**WORK TASK**
Beginning with the first line of the data below, extract each line up to and including the one containing "const int r0". Copy them exactly and add nothing.

**EXERCISE INPUT**
template <int NKS>
__global__ __launch_bounds__(512) void k_shift_res(ShiftResArgs A) {
    constexpr int ROWS = 4 * NKS + 2;
    constexpr int NP = 2 * NKS + 1;
    extern __shared__ __attribute__((aligned(16))) double sr_lds[];
    const int tid = threadIdx.x, lane = tid & 63, w = __builtin_amdgcn_readfirstlane(tid >> 6);
    const int NTp = A.NTp, tpl = NTp / SR_TI;
    const int G = gridDim.x;
    const int niter = (A.ntiles - (int)blockIdx.x + G - 1) / G;
    const unsigned lds0 = __builtin_amdgcn_readfirstlane((unsigned)(size_t)((__attribute__((address_space(3))) char*)sr_lds));
    const unsigned doff = (unsigned)(((size_t)(lane >> 5) * NTp + 2 * (lane & 31)) * sizeof(double));
    auto dma16 = [&](const double* base, unsigned voff, unsigned dst) {
        unsigned keep;
        asm volatile("s_mov_b32 %0, m0\n\ts_mov_b32 m0, %2\n\ts_nop 0\n\tglobal_load_lds_dwordx4 %1, %3\n\ts_mov_b32 m0, %0" : "=&s"(keep) : "v"(voff), "s"(dst), "s"(base) : "memory");
    };
    const unsigned doff0 = (unsigned)((2 * (lane & 31)) * sizeof(double));
    auto stage = [&](int t, int buf) {
        const int l = t / tpl, n0 = (t - l * tpl) * SR_TI;
        const double* eb = A.EI + (size_t)l * A.EI_lstride + n0;
#pragma unroll
        for (int r = 0; r < 8; ++r) {
            int p = w + 8 * r;
            if (p >= NP) p -= NP;
            if (p >= NP) p -= NP;
            const int r0 = 2 * p < A.mI ? 2 * p : 0;
            dma16(p == NP - 1 ? A.phiI + n0 : eb + (size_t)r0 * NTp, (p != NP - 1 && 2 * p == A.mI - 1) ? doff0 : doff, lds0 + (unsigned)((buf * ROWS * SR_TI + 2 * p * SR_TI) * sizeof(double)));
        }
    };
    const int CT = A.Np >> 4;
    const bool split = CT <= 4;
    const int ct = split ? (w & 3) : w;
    const bool act = ct < CT;
    const bool do0 = !split || w < 4, do1 = !split || w >= 4;
    double me[NKS], mo[NKS];
    {
        const int g = lane >> 4, i = lane & 15;
#pragma unroll
        for (int ks = 0; ks < NKS; ++ks) {
            const bool in = act && 2 * (4 * ks + g) + 1 < A.Kp;
            me[ks] = in ? A.M[(size_t)(2 * (4 * ks + g)) * A.Np + 16 * ct + i] : 0.;
            mo[ks] = in ? A.M[(size_t)(2 * (4 * ks + g) + 1) * A.Np + 16 * ct + i] : 0.;
        }
    }
    if (niter > 0) stage(blockIdx.x, 0);
    asm volatile("s_waitcnt vmcnt(0)" ::: "memory");
    fr_barrier();
    double ob[8];
    double* obp = nullptr;
    for (int it = 0; it < niter; ++it) {
        const int t = blockIdx.x + it * G;
        const int l = t / tpl, n0 = (t - l * tpl) * SR_TI;
        int ln = lane;
        asm volatile("" : "+v"(ln));
        int g = ln >> 4, i = ln & 15;
        if (obp) {
#pragma unroll
            for (int q = 0; q < 8; ++q) { const int y = 16 * ct + g + 4 * (q & 3); if (y < A.mO) obp[(size_t)(4 * (q & 3)) * NTp + 16 * (q >> 2)] = ob[q]; }
        }
        if (it + 1 < niter) stage(t + G, (it + 1) & 1);
        const double* Eb = sr_lds + (it & 1) * ROWS * SR_TI;
        double* op = A.out + (size_t)l * A.out_lstride + (size_t)(16 * ct + g) * NTp + n0 + i;
        if (act) {
#pragma unroll
            for (int pass = 0; pass < 2; ++pass) {
                if (pass == 0 ? !do0 : !do1) continue;
                const double* ep0 = Eb + g * SR_TI + 32 * pass + i;
                const double* ep1 = ep0 + 16;
                f64x4r ce0 = {0., 0., 0., 0.}, co0 = {0., 0., 0., 0.}, ce1 = {0., 0., 0., 0.}, co1 = {0., 0., 0., 0.};
                double a0 = ep0[0], b0 = ep1[0], a1 = ep0[4 * SR_TI], b1 = ep1[4 * SR_TI];
// ... 28 lines not shown
            if (do1) obp = op + 32;
        }
        asm volatile("s_waitcnt vmcnt(0)" ::: "memory");
        fr_barrier();
    }
    if (obp) {
        const int g = lane >> 4;
#pragma unroll
        for (int q = 0; q < 8; ++q) { const int y = 16 * ct + g + 4 * (q & 3); if (y < A.mO) obp[(size_t)(4 * (q & 3)) * NTp + 16 * (q >> 2)] = ob[q]; }
    }
}
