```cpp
hipError_t jbk_huff_launch(const JbHuffLaunch &p, hipStream_t stream) {
  (void)hipGetLastError();
  const dim3 block(kJbHuffLanes);
  const uint32_t n_tabs = p.max_tabs < 2u ? 2u : p.max_tabs > kJbMaxTabs ? kJbMaxTabs : p.max_tabs;
  const bool small = p.max_chunk_bytes <= 64u;
  const unsigned lds = small ? Lay<64>::bytes(n_tabs) : Lay<128>::bytes(n_tabs);
  if (p.n_sync_wgs > 0) {
    const int launches = p.sync_launches > 0 ? p.sync_launches : kJbSyncLaunches;
    for (int l = 0; l < launches; l++) {
      if (small) hipLaunchKernelGGL(jb_huff_sync_kernel<64>, dim3((unsigned)p.n_sync_wgs), block, lds, stream, p, l);
      else hipLaunchKernelGGL(jb_huff_sync_kernel<128>, dim3((unsigned)p.n_sync_wgs), block, lds, stream, p, l);
    }
  }
  if (p.n_wgs > 0) {
    if (small) hipLaunchKernelGGL(jb_huff_write_kernel<64>, dim3((unsigned)p.n_wgs), block, lds, stream, p);
    else hipLaunchKernelGGL(jb_huff_write_kernel<128>, dim3((unsigned)p.n_wgs), block, lds, stream, p);
    hipLaunchKernelGGL(jb_huff_dc_kernel, dim3((unsigned)p.n_wgs), block, 256, stream, p);
  }
  return hipGetLastError();
}
```

jpeg_decoder_amd/csrc/jb_huff_core.h:

```cpp
#pragma once
#include <stdint.h>

#include "jb_huff.h"

#if defined(__HIPCC__)
#define JBH_FN __host__ __device__ inline __attribute__((always_inline))
#else
#define JBH_FN inline
#endif

JBH_FN uint32_t jbh_alignbit(uint32_t hi, uint32_t lo, uint32_t sh) {
#if defined(__HIP_DEVICE_COMPILE__)
  return __builtin_amdgcn_alignbit(hi, lo, sh);
#else
  return (uint32_t)(((((uint64_t)hi) << 32) | lo) >> (sh & 31u));
#endif
}
JBH_FN uint32_t jbh_ubfe(uint32_t v, uint32_t off, uint32_t width) {
#if defined(__HIP_DEVICE_COMPILE__)
  return __builtin_amdgcn_ubfe(v, off, width);
#else
  off &= 31u, width &= 31u;
  return width ? (v >> off) & ((1u << width) - 1u) : 0u;
#endif
}
JBH_FN int32_t jbh_sbfe(uint32_t v, uint32_t off, uint32_t width) {
#if defined(__HIP_DEVICE_COMPILE__)
  return __builtin_amdgcn_sbfe((int32_t)v, off, width);
#else
  off &= 31u, width &= 31u;
  if (!width) return 0;
  const uint32_t f = (v >> off) & ((1u << width) - 1u);
  return (int32_t)(f << (32u - width)) >> (32u - width);
#endif
}

JBH_FN uint32_t jbh_mul24(uint32_t a, uint32_t b) { return (a & 0xffffffu) * (b & 0xffffffu); }

#ifndef JBH_TRACE_STEP
#define JBH_TRACE_STEP() ((void)0)
#define JBH_TRACE_PASS_END(pass) ((void)0)
#endif

constexpr uint32_t kJbhLanes = (uint32_t)kJbHuffLanes;
constexpr uint32_t jbh_rows(uint32_t chunk_bytes) { return chunk_bytes / 4u + 3u; }

JBH_FN uint32_t jbh_base_byte(uint32_t start) { return (start & ~3u) - 4u; }
JBH_FN uint32_t jbh_u_of_bit(uint32_t start, uint32_t bit) { return bit - 8u * jbh_base_byte(start) - 1u; }
JBH_FN uint32_t jbh_bit_of_u(uint32_t start, uint32_t u) { return u + 8u * jbh_base_byte(start) + 1u; }

struct JbhCtx {
  const uint32_t *scol;
  const uint16_t *tab;
  const uint8_t *zz2;
  uint32_t lut_ac, lut_dc, lut_comp;
  uint32_t nb4;
  uint32_t blk_bytes;
  uint32_t t2_first;
};
struct JbhLane {
  uint32_t u;
  uint32_t k;
  uint32_t blk4;
  uint32_t nblk;
};

template <bool kStore>
JBH_FN bool jbh_step(const JbhCtx &cx, JbhLane &st, uint32_t &dc0, uint32_t &dc1, uint32_t &dc2, uint8_t *coef, uint32_t block0) {
  JBH_TRACE_STEP();
  const uint32_t u = st.u;
  const uint32_t j = jbh_ubfe(u, 5, 27);
  const uint32_t w = jbh_alignbit(cx.scol[j * kJbhLanes], cx.scol[j * kJbhLanes + kJbhLanes], ~u);
  const bool isdc = st.k == 0;
  const uint32_t tix = jbh_ubfe(isdc ? cx.lut_dc : cx.lut_ac, st.blk4, 4);
  uint32_t e = cx.tab[(tix << kJbT1Bits) + (w >> (32 - kJbT1Bits))];
  if (e - 1u < 31u)
    e = cx.tab[cx.t2_first + ((e - 1u) << kJbT2Bits) + ((w >> 16) & (kJbT2Entries - 1u))];
  const uint32_t total = e & 31u, size = (e >> 5) & 15u, adv = e >> 9;
  const uint32_t k1 = st.k + adv;
  const bool bad = e == 0 || (k1 - 65u) < 17u;
  if (kStore) {
    const int32_t x = jbh_sbfe(w, 32u - total, size);
    const int32_t val = x - (int32_t)(((1u << size) - 1u) ^ (uint32_t)(x >> 31));
    const uint32_t c = jbh_ubfe(cx.lut_comp, st.blk4, 4);
    const uint32_t dcv = (isdc && !bad) ? (uint32_t)val : 0u;
    dc0 += c == 0 ? dcv : 0u;
    dc1 += c == 1 ? dcv : 0u;
    dc2 += c == 2 ? dcv : 0u;
    if (!bad && (isdc || size != 0))
      *(int16_t *)(coef + (jbh_mul24(block0 + st.nblk, cx.blk_bytes) + cx.zz2[k1 - 1u])) = (int16_t)val;
  }
  const uint32_t k2 = k1 - ((size == 0 && !isdc) ? 1u : 0u);
  const bool done = k2 >= 64u;
  const bool next = done || bad;
  st.k = next ? 0u : k2;
  st.nblk += (done && !bad) ? 1u : 0u;
  const uint32_t b4 = st.blk4 + (next ? 4u : 0u);
  st.blk4 = b4 == cx.nb4 ? 0u : b4;
  st.u = u + (bad ? 1u : total);
  return bad;
}

JBH_FN uint32_t jbh_pack_state(const JbhLane &st) { return st.u | (st.k << 11) | (st.blk4 << 15) | (st.nblk << 20); }

#include <string.h>

inline uint16_t jbh_entry_(bool is_ac, int len, int sym) {
  if (!is_ac) {
    if (sym > 11) return 0;
    return (uint16_t)((len + sym) | (sym << 5) | (1 << 9));
  }
  const int run = sym >> 4, size = sym & 15;
  if (size > 10) return 0;
  if (sym == 0) return (uint16_t)(len | (kJbAdvEob << 9));
  if (sym == 0xf0) return (uint16_t)(len | (17 << 9));
  return (uint16_t)((len + size) | (size << 5) | ((run + 1) << 9));
}

inline bool jb_huff_fill_table_impl_(const uint8_t counts[17], const uint8_t *symbols, bool is_ac, JbHuffTables *set, uint32_t tix, uint32_t n_tabs,
                                     uint32_t *n_t2) {
  uint16_t *t1 = set->t1[tix];
  memset(t1, 0, sizeof set->t1[0]);
  uint32_t code = 0;
  int k = 0;
  int32_t sub_of_prefix = -1;
  uint32_t sub_prefix = 0;
  for (int len = 1; len <= 16; len++) {
    for (int i = 0; i < counts[len]; i++, k++, code++) {
      if (code >= (1u << len)) return false;
      const uint16_t e = jbh_entry_(is_ac, len, symbols[k]);
      if (len <= kJbT1Bits) {
        const uint32_t first = code << (kJbT1Bits - len);
        for (uint32_t q = 0; q < (1u << (kJbT1Bits - len)); q++) t1[first + q] = e;
      } else {
        const uint32_t prefix = code >> (len - kJbT1Bits);
        if (sub_of_prefix < 0 || sub_prefix != prefix) {
          if (*n_t2 >= kJbT2Tables) return false;
          sub_of_prefix = (int32_t)(*n_t2)++;
          sub_prefix = prefix;
          memset(set->t2[sub_of_prefix], 0, sizeof set->t2[0]);
          t1[prefix] = (uint16_t)(sub_of_prefix + 1);
        }
        const uint32_t rest = len - kJbT1Bits;
        const uint32_t first = (code & ((1u << rest) - 1u)) << (kJbT2Bits - rest);
        for (uint32_t q = 0; q < (1u << (kJbT2Bits - rest)); q++) set->t2[sub_of_prefix][first + q] = e;
      }
    }
    code <<= 1;
  }
  return true;
}
```

Before: 644,700 Mpixels/s.

## Compact live chunks into dense wave work lists for Huffman resync passes

Each resync pass now packs the chunks that still need re-decoding into an LDS work list through a ballot and prefix count, so the unresolved chunks are handled by densely packed lanes instead of scattered ones. Whole waves with no work skip the decode loop, and a per-block, per-pass rotation spreads the work across waves. Decoder state is handed back through LDS (pack/unpack into 32 bits), and the exit-state fix-up runs after a barrier. This adds two extra barriers per pass and LDS traffic, and it reuses the xbit/xmeta scratch space, which relies on the 11-bit u field holding.

```diff
diff --git a/jpeg_decoder_amd/csrc/jb_huff.hip b/jpeg_decoder_amd/csrc/jb_huff.hip
--- a/jpeg_decoder_amd/csrc/jb_huff.hip
+++ b/jpeg_decoder_amd/csrc/jb_huff.hip
@@ -155,7 +155,22 @@
 
 }
 
-constexpr uint32_t kMet = 0x80000000u;
+__device__ __forceinline__ uint32_t pack_list(bool live, uint32_t c, uint8_t *list, uint32_t *cnt, uint32_t tid) {
+  const uint64_t m = __builtin_amdgcn_ballot_w64(live);
+  const uint32_t lane = tid & 63u, wave = tid >> 6;
+  if (lane == 0) cnt[wave] = (uint32_t)__builtin_popcountll(m);
+  __syncthreads();
+  uint32_t base = 0, n = 0;
+#pragma unroll
+  for (uint32_t w = 0; w < L / 64u; w++) {
+    const uint32_t k = cnt[w];
+    base += w < wave ? k : 0u;
+    n += k;
+  }
+  if (live) list[base + (uint32_t)__builtin_popcountll(m & ((1ull << lane) - 1ull))] = (uint8_t)c;
+  __syncthreads();
+  return n;
+}
 
 template <uint32_t kMaxChunk>
 __global__ __launch_bounds__(kJbHuffLanes) void jb_huff_sync_kernel(const JbHuffLaunch p, const int launch) {
@@ -201,7 +216,7 @@
   __syncthreads();
 
   JbhCtx cx;
-  cx.scol = stream + tid;
+  cx.scol = stream;
   cx.tab = tab;
   cx.zz2 = nullptr;
   cx.lut_ac = img.lut_ac, cx.lut_dc = img.lut_dc, cx.lut_comp = img.lut_comp;
@@ -209,43 +224,65 @@
   cx.blk_bytes = img.blk_bytes;
   cx.t2_first = img.n_tabs * kJbT1Entries;
   uint32_t *const cpl = cpst + tid;
+  uint32_t *const rstate = xbit;
+  uint16_t *const rend = (uint16_t *)xmeta;
+  uint8_t *const rlist = (uint8_t *)xmeta + 2u * L;
+  uint32_t *const rcnt = (uint32_t *)((uint8_t *)xmeta + 3u * L);
 
   for (int pass = 0; pass < kMaxPasses; pass++) {
-    if (__builtin_amdgcn_ballot_w64(changed) != 0) {
+    bool live = false;
+    if (changed) {
       JbhLane st;
-      {
-        const uint32_t bit = entry.bitpos < g.start * 8u ? g.start * 8u : entry.bitpos;
-        const uint32_t u = jbh_u_of_bit(g.start, bit);
-        st.u = (changed && u < u_end) ? u : u_end;
-        st.k = entry.meta & 0xffu;
-        st.blk4 = ((entry.meta >> 8) & 0xffu) * 4u;
-        if (st.k > 63u) st.k = 0;
-        if (st.blk4 >= cx.nb4) st.blk4 = 0;
-        st.nblk = 0;
-      }
-      uint32_t none = 0;
-      while (st.u < u_end) {
-        const uint32_t up = st.u;
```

**THE ANSWER**
template <int NKS>
__global__ __launch_bounds__(512) void k_shift_res(ShiftResArgs A) {
    constexpr int ROWS = 4 * NKS + 2;
    constexpr int NP = 2 * NKS + 1;
    extern __shared__ __attribute__((aligned(16))) double sr_lds[];
    const int tid = threadIdx.x, lane = tid & 63, w = __builtin_amdgcn_readfirstlane(tid >> 6);
    const int NTp = A.NTp, tpl = NTp / SR_TI;
    const int G = gridDim.x;
    const int niter = (A.ntiles - (int)blockIdx.x + G - 1) / G;
    const unsigned lds0 = __builtin_amdgcn_readfirstlane((unsigned)(size_t)((__attribute__((address_space(3))) char*)sr_lds));
    const unsigned doff = (unsigned)(((size_t)(lane >> 5) * NTp + 2 * (lane & 31)) * sizeof(double));
    auto dma16 = [&](const double* base, unsigned voff, unsigned dst) {
        unsigned keep;
        asm volatile("s_mov_b32 %0, m0\n\ts_mov_b32 m0, %2\n\ts_nop 0\n\tglobal_load_lds_dwordx4 %1, %3\n\ts_mov_b32 m0, %0" : "=&s"(keep) : "v"(voff), "s"(dst), "s"(base) : "memory");
    };
    const unsigned doff0 = (unsigned)((2 * (lane & 31)) * sizeof(double));
    auto stage = [&](int t, int buf) {
        const int l = t / tpl, n0 = (t - l * tpl) * SR_TI;
        const double* eb = A.EI + (size_t)l * A.EI_lstride + n0;
#pragma unroll
        for (int r = 0; r < 8; ++r) {
            int p = w + 8 * r;
            if (p >= NP) p -= NP;
            if (p >= NP) p -= NP;
            const int r0 = 2 * p < A.mI ? 2 * p : 0;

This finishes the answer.